DATA FOR PROCESSING:

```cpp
template <bool SAFE>
__device__ __forceinline__ bool acc_chunk(uint32_t t, const G1Affine* __restrict__ bases,
                                          const uint32_t* __restrict__ vals, const uint32_t* __restrict__ koff,
                                          uint32_t nbt, uint32_t total, uint32_t L, AccPoint* __restrict__ buckets,
                                          AccPoint* __restrict__ bnd) {
  const uint32_t lo = t * L;
  if (lo >= total) return false;
  const uint32_t hi = lo + L < total ? lo + L : total;
  uint32_t key = 0, kh = nbt;
  while (kh - key > 1) {
    const uint32_t mid = (key + kh) >> 1;
    if (koff[mid] <= lo) key = mid;
    else kh = mid;
  }
  const bool prev_same = koff[key] < lo;
  uint32_t kend = koff[key + 1];
  bool first = true, dbl = false;
  AccPoint acc = acc_identity();
  uint32_t v = vals[lo];
  G1Affine pt = ld_aff(bases + (v & 0x7fffffffu));
  for (uint32_t p = lo; p < hi; p++) {
    const uint32_t v_next = vals[p + 1 < hi ? p + 1 : p];
    const G1Affine pt_next = ld_aff(bases + (v_next & 0x7fffffffu));
    if (p == kend) {
      msm_emit(key, acc, first, first && prev_same, false, t, buckets, bnd);
      first = false;
      uint32_t a = key + 1, b = a + 1, step = 1;
      while (b < nbt && koff[b] <= p) {
        a = b;
        step <<= 1;
        b = a + step;
      }
      if (b > nbt) b = nbt;
      while (b - a > 1) {
        const uint32_t mid = (a + b) >> 1;
        if (koff[mid] <= p) a = mid;
        else b = mid;
      }
      key = a;
      kend = koff[key + 1];
      acc = acc_identity();
    }
    if (v >> 31) pt = affine_neg(pt);
    acc = acc_madd<SAFE>(acc, pt, &dbl);
    v = v_next;
    pt = pt_next;
  }
  msm_emit(key, acc, first, first && prev_same, kend > hi, t, buckets, bnd);
  return dbl;
}

__global__ void __launch_bounds__(MSM_THREADS)
msm_acc_kernel(const G1Affine* __restrict__ bases, const uint32_t* __restrict__ vals,
               const uint32_t* __restrict__ koff, uint32_t nbt, const uint32_t* __restrict__ d_total,
               AccPoint* __restrict__ buckets, AccPoint* __restrict__ bnd, uint32_t* __restrict__ rep) {
  const uint32_t t = blockIdx.x * blockDim.x + threadIdx.x;
  if (acc_chunk<false>(t, bases, vals, koff, nbt, d_total[0], d_total[1], buckets, bnd)) {
    const uint32_t i = atomicAdd(rep, 1u);
    if (i < MSM_REPAIR_CAP) rep[1 + i] = t;
  }
}

__global__ void __launch_bounds__(MSM_THREADS)
msm_acc_repair_kernel(const G1Affine* __restrict__ bases, const uint32_t* __restrict__ vals,
                      const uint32_t* __restrict__ koff, uint32_t nbt, const uint32_t* __restrict__ d_total,
                      AccPoint* __restrict__ buckets, AccPoint* __restrict__ bnd, const uint32_t* __restrict__ rep) {
  const uint32_t cnt = rep[0];
  if (cnt == 0) return;
  const uint32_t total = d_total[0], L = d_total[1], nchunks = (total + L - 1) / L;
  const uint32_t g = blockIdx.x * blockDim.x + threadIdx.x, stride = gridDim.x * blockDim.x;
  if (cnt <= MSM_REPAIR_CAP) {
    for (uint32_t i = g; i < cnt; i += stride) (void)acc_chunk<true>(rep[1 + i], bases, vals, koff, nbt, total, L,
                                                                      buckets, bnd);
  } else {
    for (uint32_t t = g; t < nchunks; t += stride) (void)acc_chunk<true>(t, bases, vals, koff, nbt, total, L, buckets,
                                                                         bnd);
  }
}

hipError_t msm_accumulate(const G1Affine* bases, const uint32_t* vals, const uint32_t* koff, uint32_t nbt,
                          const uint32_t* d_total, size_t nchunks_cap, AccPoint* buckets, AccPoint* bnd,
                          uint32_t* rep, hipStream_t st) {
  const int T = MSM_THREADS;
  const unsigned cgrid = (unsigned)((nchunks_cap + T - 1) / T);
  hipLaunchKernelGGL(msm_acc_kernel, dim3(cgrid), dim3(T), 0, st, bases, vals, koff, nbt, d_total, buckets, bnd, rep);
  hipLaunchKernelGGL(msm_acc_repair_kernel, dim3(MSM_REPAIR_BLOCKS), dim3(T), 0, st, bases, vals, koff, nbt, d_total,
                     buckets, bnd, (const uint32_t*)rep);
  return hipGetLastError();
}

}
```

Measured before the change: 0.07460.

## Use fused-accumulator Montgomery mul/sqr and in-place XYZZ madd in MSM accumulation

Adds 29-bit-limb Montgomery multiply, square and dual-multiply routines that run product and reduction through one 64-bit accumulator. An empty asm constraint pins that accumulator to vector registers. An in-place XYZZ mixed-add uses them, reports equal or doubling cases as a status code, and uses normalized-constant subtraction. The fast accumulation path now loads the first point of each bucket run directly instead of adding it to the identity, tracks identity with a flag, and sets launch bounds to four waves per SIMD. This targets field-arithmetic instruction count and register pressure in the hot madd loop. The register cap risks spills, and the SAFE path now calls xyzz29_madd without the doubling pointer, which only compiles if a matching overload exists.

Result: faster. 0.07335 (median of 6 runs) (-1.7%).

```diff
diff --git a/yet-another-halo2-fork_amd/csrc/f29.h b/yet-another-halo2-fork_amd/csrc/f29.h
--- a/yet-another-halo2-fork_amd/csrc/f29.h
+++ b/yet-another-halo2-fork_amd/csrc/f29.h
@@ -341,6 +341,142 @@
 }
 
 
+#if defined(__HIP_DEVICE_COMPILE__)
+#define H2G_PIN64(x) asm("" : "+v"(x))
+#else
+#define H2G_PIN64(x) ((void)0)
+#endif
+#define H2G_MAC(acc, x, y)          \
+  do {                              \
+    acc += (uint64_t)(x) * (y);     \
+    H2G_PIN64(acc);                 \
+  } while (0)
+template <class P>
+H2G_HD F29 mul29_acc(const F29& a, const F29& b) {
+  uint32_t m[9];
+  F29 r;
+  uint64_t acc = 0;
+#pragma unroll
+  for (int k = 0; k < 17; k++) {
+    const int i0 = k > 8 ? k - 8 : 0, i1 = k > 8 ? 8 : k;
+    H2G_MAC(acc, a.l[i0], b.l[k - i0]);
+#pragma unroll
+    for (int i = i0 + 1; i <= i1; i++) H2G_MAC(acc, a.l[i], b.l[k - i]);
+    if (k < 9) {
+#pragma unroll
+      for (int i = 0; i < k; i++) H2G_MAC(acc, m[i], C29<P>::M[k - i]);
+      m[k] = ((uint32_t)acc * C29<P>::INV) & F29_MASK;
+      H2G_MAC(acc, m[k], C29<P>::M[0]);
+    } else {
+#pragma unroll
+      for (int i = k - 8; i < 9; i++) H2G_MAC(acc, m[i], C29<P>::M[k - i]);
+      r.l[k - 9] = (uint32_t)acc & F29_MASK;
+    }
+    acc >>= 29;
+  }
+  r.l[8] = (uint32_t)acc;
+  return r;
+}
+template <class P>
+H2G_HD F29 sqr29_acc(const F29& a) {
+  uint32_t m[9], d[9];
+#pragma unroll
+  for (int i = 0; i < 9; i++) d[i] = a.l[i] << 1;
+  F29 r;
+  uint64_t acc = 0;
+#pragma unroll
+  for (int k = 0; k < 17; k++) {
+    const int i0 = k > 8 ? k - 8 : 0;
+    if (2 * i0 < k) H2G_MAC(acc, d[i0], a.l[k - i0]);
+    else H2G_MAC(acc, a.l[k / 2], a.l[k / 2]);
+#pragma unroll
+    for (int i = i0 + 1; 2 * i < k; i++) H2G_MAC(acc, d[i], a.l[k - i]);
+    if ((k & 1) == 0 && 2 * i0 < k) H2G_MAC(acc, a.l[k / 2], a.l[k / 2]);
+    if (k < 9) {
+#pragma unroll
+      for (int i = 0; i < k; i++) H2G_MAC(acc, m[i], C29<P>::M[k - i]);
+      m[k] = ((uint32_t)acc * C29<P>::INV) & F29_MASK;
+      H2G_MAC(acc, m[k], C29<P>::M[0]);
+    } else {
+#pragma unroll
+      for (int i = k - 8; i < 9; i++) H2G_MAC(acc, m[i], C29<P>::M[k - i]);
+      r.l[k - 9] = (uint32_t)acc & F29_MASK;
+    }
+    acc >>= 29;
+  }
+  r.l[8] = (uint32_t)acc;
+  return r;
+}
+template <class P>
+H2G_HD F29 mul29x2_acc(const F29& a, const F29& b, const F29& c, const F29& d) {
+  uint32_t m[9];
+  F29 r;
+  uint64_t acc = 0;
+#pragma unroll
+  for (int k = 0; k < 17; k++) {
+    const int i0 = k > 8 ? k - 8 : 0, i1 = k > 8 ? 8 : k;
+    H2G_MAC(acc, a.l[i0], b.l[k - i0]);
+    H2G_MAC(acc, c.l[i0], d.l[k - i0]);
+#pragma unroll
+    for (int i = i0 + 1; i <= i1; i++) {
+      H2G_MAC(acc, a.l[i], b.l[k - i]);
+      H2G_MAC(acc, c.l[i], d.l[k - i]);
+    }
+    if (k < 9) {
+#pragma unroll
+      for (int i = 0; i < k; i++) H2G_MAC(acc, m[i], C29<P>::M[k - i]);
+      m[k] = ((uint32_t)acc * C29<P>::INV) & F29_MASK;
+      H2G_MAC(acc, m[k], C29<P>::M[0]);
+    } else {
+#pragma unroll
+      for (int i = k - 8; i < 9; i++) H2G_MAC(acc, m[i], C29<P>::M[k - i]);
+      r.l[k - 9] = (uint32_t)acc & F29_MASK;
+    }
+    acc >>= 29;
+  }
+  r.l[8] = (uint32_t)acc;
+  return r;
+}
+
+template <class P, uint32_t K>
+struct KMN29 {
+  static constexpr Limbs9 n = kmul_norm<P>(K);
+  static constexpr uint32_t L[9] = {n.v[0], n.v[1], n.v[2], n.v[3], n.v[4], n.v[5], n.v[6], n.v[7], n.v[8]};
+};
+template <class P, uint32_t K>
+H2G_HD F29 subn29(const F29& a, const F29& b) {
+  F29 r;
+  int32_t c = 0;
+#pragma unroll
+  for (int i = 0; i < 8; i++) {
+    const int32_t t = (int32_t)(a.l[i] - b.l[i]) + (int32_t)KMN29<P, K>::L[i] + c;
+    r.l[i] = (uint32_t)t & F29_MASK;
+    c = t >> 29;
+  }
+  r.l[8] = (a.l[8] - b.l[8]) + KMN29<P, K>::L[8] + (uint32_t)c;
+  return r;
+}
+
+H2G_HD int xyzz29_madd_acc(G1xyzz29& p, const F29& qx, const F29& qy) {
+  using P = FqParams;
+  const F29 U2 = mul29_acc<P>(qx, p.ZZ);
+  const F29 S2 = mul29_acc<P>(qy, p.ZZZ);
+  const F29 Pp = subn29<P, 64>(U2, p.X);
+  const F29 R = subn29<P, 64>(S2, p.Y);
+  int st = 0;
+  if (is_zero29<P>(Pp)) st = is_zero29<P>(R) ? 2 : 1;
+  const F29 PP = sqr29_acc<P>(Pp);
+  const F29 Q = mul29_acc<P>(p.X, PP);
+  const F29 PPP = mul29_acc<P>(Pp, PP);
+  p.ZZ = mul29_acc<P>(p.ZZ, PP);
+  p.ZZZ = mul29_acc<P>(p.ZZZ, PPP);
+  const F29 R2 = sqr29_acc<P>(R);
+  p.X = subn29<P, 32>(R2, add29(add29(PPP, Q), Q));
+  p.Y = mul29x2_acc<P>(R, sub29<P, 64, 29>(Q, p.X), p.Y, sub29<P, 16, 29>(F29{}, PPP));
+  return st;
+}
+
+
 template <class P>
 H2G_HD F29 raw29(const Fe<P>& x) {
   F29 r;
diff --git a/yet-another-halo2-fork_amd/csrc/msm_acc.hip b/yet-another-halo2-fork_amd/csrc/msm_acc.hip
--- a/yet-another-halo2-fork_amd/csrc/msm_acc.hip
+++ b/yet-another-halo2-fork_amd/csrc/msm_acc.hip
@@ -15,18 +15,15 @@
   return r;
 }
 
-__device__ __forceinline__ void msm_emit(uint32_t key, const AccPoint& acc, bool first, bool from_prev, bool to_next,
-                                         uint32_t t, AccPoint* __restrict__ buckets, AccPoint* __restrict__ bnd) {
+__device__ __forceinline__ void msm_emit(uint32_t key, const AccPoint& acc, bool ident, bool first, bool from_prev,
+                                         bool to_next, uint32_t t, AccPoint* __restrict__ buckets,
+                                         AccPoint* __restrict__ bnd) {
   AccPoint* dst = (!from_prev && !to_next) ? buckets + key : bnd + 2 * (size_t)t + (first ? 0 : 1);
-  st_acc(dst, acc);
+  if (ident) st_acc(dst, xyzz29_identity());
+  else st_acc(dst, acc);
 }
 
 __device__ __forceinline__ AccPoint acc_identity() { return xyzz29_identity(); }
-template <bool SAFE>
-__device__ __forceinline__ AccPoint acc_madd(const AccPoint& acc, const G1Affine& pt, bool* dbl) {
-  if (pt.is_identity()) return acc;
-  return xyzz29_madd<SAFE>(acc, to29(pt.x), to29(pt.y), dbl);
-}
 
 template <bool SAFE>
 __device__ __forceinline__ bool acc_chunk(uint32_t t, const G1Affine* __restrict__ bases,
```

DIRECTIONS:
Look through the material above for "blockIdx" and copy the lines that have it.

WORKED SOLUTION:
  const uint32_t t = blockIdx.x * blockDim.x + threadIdx.x;
  const uint32_t g = blockIdx.x * blockDim.x + threadIdx.x, stride = gridDim.x * blockDim.x;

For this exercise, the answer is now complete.